#define ACVAE_FLAG_NO_PERSIST 1
#define ACVAE_FLAG_DEFER_PARAM_GRADS 2
#define ACVAE_FLAG_NO_ATTN_SPLIT 4
#define ACVAE_FLAG_TEST_STALL 8

int acvae_persist_status_register(int device, void* status_words_host);

int acvae_gemm_nt(const float* A, int64_t lda, const float* B, int64_t ldb, const float* bias, float* C,
                  int64_t ldc, int M, int N, int K, int accumulate, void* stream);
int acvae_gemm_tn(const float* A, int64_t lda, const float* B, int64_t ldb, float* C, int64_t ldc, int M, int N,
                  int K, int accumulate, float* slab_ws, int64_t slab_ws_bytes, void* stream);
int64_t acvae_gemm_tn_workspace_bytes(int M, int N, int K);
int64_t acvae_colsum_workspace_bytes(int cols);
int acvae_colsum(const float* x, int rows, int cols, float* out, void* ws, int64_t ws_bytes, void* stream);
int acvae_transpose(const float* in, int64_t ld_in, float* out, int64_t ld_out, int rows, int cols, void* stream);

int64_t acvae_attn_fwd_workspace_bytes(int N, int Tq, int S, int A, int E);
int acvae_attn_fwd(const float* qproj, int64_t q_sn, int64_t q_sj, const float* encproj, const float* enc,
                   const int64_t* lens, const float* v, float* ctx, int64_t c_sn, int64_t c_sj, float* weights,
                   int64_t w_sn, int64_t w_sj, int N, int Tq, int S, int A, int E, void* ws, int64_t ws_bytes, void* stream,
                   int flags);
int acvae_tanh_att(const float* x, float* y, int64_t n, void* stream);
int64_t acvae_attn_bwd_workspace_bytes(int N, int Tq, int S, int A);
int acvae_attn_bwd(const float* dctx, int64_t dc_sn, int64_t dc_sj, const float* qproj, int64_t q_sn, int64_t q_sj,
                   const float* encproj, const float* enc, const int64_t* lens, const float* v,
                   const float* weights, int64_t w_sn, int64_t w_sj, float* dqproj, int64_t dq_sn, int64_t dq_sj,
                   float* dencproj, float* denc, float* dv_part, float* ws, int64_t ws_bytes, int N, int Tq, int S,
                   int A, int E, void* stream);

int acvae_reparam_fwd(const float* ml, int64_t ld_ml, const float* eps, int64_t ld_eps, float* mean, float* logv,
                      float* z, int64_t ld_out, float* z2, int64_t ld_z2, int rows, int E, void* stream);
int acvae_reparam_bwd(const float* dz, int64_t ld_dz, const float* dmean_ext, const float* dlog_ext, int64_t ld_ext,
                      const float* logv, int64_t ld_lv, const float* eps, int64_t ld_eps, float* dml, int64_t ld_dml,
                      int rows, int E, void* stream);

int64_t acvae_kl_partials(int64_t n_elem);
int acvae_gauss_kl_fwd(const float* mu1, const float* lv1, const float* mu2, const float* lv2, float* partials,
                       float* out_scalar, int64_t rows, int E, void* stream);
int acvae_gauss_kl_bwd(const float* mu1, const float* lv1, const float* mu2, const float* lv2, const float* grad_out,
                       float* dmu1, float* dlv1, float* dmu2, float* dlv2, int64_t rows, int E, void* stream);

int acvae_row_logsoftmax_argmax(const float* logits, int64_t ld_n, int64_t ld_t, int64_t* argmax, float* max_logprob,
                                float* lse, int64_t o_sn, int64_t o_st, int N, int T, int V, void* stream);
#define ACVAE_SAMPLE_GREEDY 0
#define ACVAE_SAMPLE_GUMBEL 1
#define ACVAE_SAMPLE_MULTINOMIAL 2
int acvae_sample_noise(float* noise, int64_t n, int method, uint64_t seed, void* stream);
int acvae_sample_next_word(const float* logits, int64_t ld_n, int64_t ld_t, const float* noise, int64_t nz_sn,
                           int64_t nz_st, int method, float temp, int64_t* w_out, float* logprob_out, int64_t o_sn,
                           int64_t o_st, int N, int T, int V, void* stream);
int acvae_ls_ce_fwd(const float* logits, int64_t ld_n, int64_t ld_t, const int64_t* targets, int64_t tg_sn,
                    const int64_t* lens1, const float* lse, float smoothing, int reduction, float* loss_rows,
                    float* out_scalar, int N, int T, int V, void* stream);
int acvae_ls_ce_bwd(const float* logits, int64_t ld_n, int64_t ld_t, const int64_t* targets, int64_t tg_sn,
                    const int64_t* lens1, const float* lse, float smoothing, int reduction, const float* grad_out,
                    const float* grad_rows, float* dlogits, int N, int T, int V, void* stream);
int acvae_mse_fwd(const float* a, const float* b, float* partials, float* out_scalar, int64_t n, void* stream);
int acvae_mse_bwd(const float* a, const float* b, const float* grad_out, float* da, float* db, int64_t n, void* stream);
int acvae_loss_combine_fwd(const float* ce, const float* kl, const float* mse, float w_kl, float w_mse, float* out, void* stream);
int acvae_loss_combine_bwd(const float* grad_out, float w_kl, float w_mse, float* g_ce, float* g_kl, float* g_mse, void* stream);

**WHAT YOU WILL DO:** Print every line you see above, exactly as written.

**WRITTEN RESPONSE:**
#define ACVAE_FLAG_NO_PERSIST 1
#define ACVAE_FLAG_DEFER_PARAM_GRADS 2
#define ACVAE_FLAG_NO_ATTN_SPLIT 4
#define ACVAE_FLAG_TEST_STALL 8

int acvae_persist_status_register(int device, void* status_words_host);

int acvae_gemm_nt(const float* A, int64_t lda, const float* B, int64_t ldb, const float* bias, float* C,
                  int64_t ldc, int M, int N, int K, int accumulate, void* stream);
int acvae_gemm_tn(const float* A, int64_t lda, const float* B, int64_t ldb, float* C, int64_t ldc, int M, int N,
                  int K, int accumulate, float* slab_ws, int64_t slab_ws_bytes, void* stream);
int64_t acvae_gemm_tn_workspace_bytes(int M, int N, int K);
int64_t acvae_colsum_workspace_bytes(int cols);
int acvae_colsum(const float* x, int rows, int cols, float* out, void* ws, int64_t ws_bytes, void* stream);
int acvae_transpose(const float* in, int64_t ld_in, float* out, int64_t ld_out, int rows, int cols, void* stream);

int64_t acvae_attn_fwd_workspace_bytes(int N, int Tq, int S, int A, int E);
int acvae_attn_fwd(const float* qproj, int64_t q_sn, int64_t q_sj, const float* encproj, const float* enc,
                   const int64_t* lens, const float* v, float* ctx, int64_t c_sn, int64_t c_sj, float* weights,
                   int64_t w_sn, int64_t w_sj, int N, int Tq, int S, int A, int E, void* ws, int64_t ws_bytes, void* stream,
                   int flags);
int acvae_tanh_att(const float* x, float* y, int64_t n, void* stream);
int64_t acvae_attn_bwd_workspace_bytes(int N, int Tq, int S, int A);
int acvae_attn_bwd(const float* dctx, int64_t dc_sn, int64_t dc_sj, const float* qproj, int64_t q_sn, int64_t q_sj,
                   const float* encproj, const float* enc, const int64_t* lens, const float* v,
                   const float* weights, int64_t w_sn, int64_t w_sj, float* dqproj, int64_t dq_sn, int64_t dq_sj,
                   float* dencproj, float* denc, float* dv_part, float* ws, int64_t ws_bytes, int N, int Tq, int S,
                   int A, int E, void* stream);

int acvae_reparam_fwd(const float* ml, int64_t ld_ml, const float* eps, int64_t ld_eps, float* mean, float* logv,
                      float* z, int64_t ld_out, float* z2, int64_t ld_z2, int rows, int E, void* stream);
int acvae_reparam_bwd(const float* dz, int64_t ld_dz, const float* dmean_ext, const float* dlog_ext, int64_t ld_ext,
                      const float* logv, int64_t ld_lv, const float* eps, int64_t ld_eps, float* dml, int64_t ld_dml,
                      int rows, int E, void* stream);

int64_t acvae_kl_partials(int64_t n_elem);
int acvae_gauss_kl_fwd(const float* mu1, const float* lv1, const float* mu2, const float* lv2, float* partials,
                       float* out_scalar, int64_t rows, int E, void* stream);
int acvae_gauss_kl_bwd(const float* mu1, const float* lv1, const float* mu2, const float* lv2, const float* grad_out,
                       float* dmu1, float* dlv1, float* dmu2, float* dlv2, int64_t rows, int E, void* stream);

int acvae_row_logsoftmax_argmax(const float* logits, int64_t ld_n, int64_t ld_t, int64_t* argmax, float* max_logprob,
                                float* lse, int64_t o_sn, int64_t o_st, int N, int T, int V, void* stream);
#define ACVAE_SAMPLE_GREEDY 0
#define ACVAE_SAMPLE_GUMBEL 1
#define ACVAE_SAMPLE_MULTINOMIAL 2
int acvae_sample_noise(float* noise, int64_t n, int method, uint64_t seed, void* stream);
int acvae_sample_next_word(const float* logits, int64_t ld_n, int64_t ld_t, const float* noise, int64_t nz_sn,
                           int64_t nz_st, int method, float temp, int64_t* w_out, float* logprob_out, int64_t o_sn,
                           int64_t o_st, int N, int T, int V, void* stream);
int acvae_ls_ce_fwd(const float* logits, int64_t ld_n, int64_t ld_t, const int64_t* targets, int64_t tg_sn,
                    const int64_t* lens1, const float* lse, float smoothing, int reduction, float* loss_rows,
                    float* out_scalar, int N, int T, int V, void* stream);
int acvae_ls_ce_bwd(const float* logits, int64_t ld_n, int64_t ld_t, const int64_t* targets, int64_t tg_sn,
                    const int64_t* lens1, const float* lse, float smoothing, int reduction, const float* grad_out,
                    const float* grad_rows, float* dlogits, int N, int T, int V, void* stream);
int acvae_mse_fwd(const float* a, const float* b, float* partials, float* out_scalar, int64_t n, void* stream);
int acvae_mse_bwd(const float* a, const float* b, const float* grad_out, float* da, float* db, int64_t n, void* stream);
int acvae_loss_combine_fwd(const float* ce, const float* kl, const float* mse, float w_kl, float w_mse, float* out, void* stream);
int acvae_loss_combine_bwd(const float* grad_out, float w_kl, float w_mse, float* g_ce, float* g_kl, float* g_mse, void* stream);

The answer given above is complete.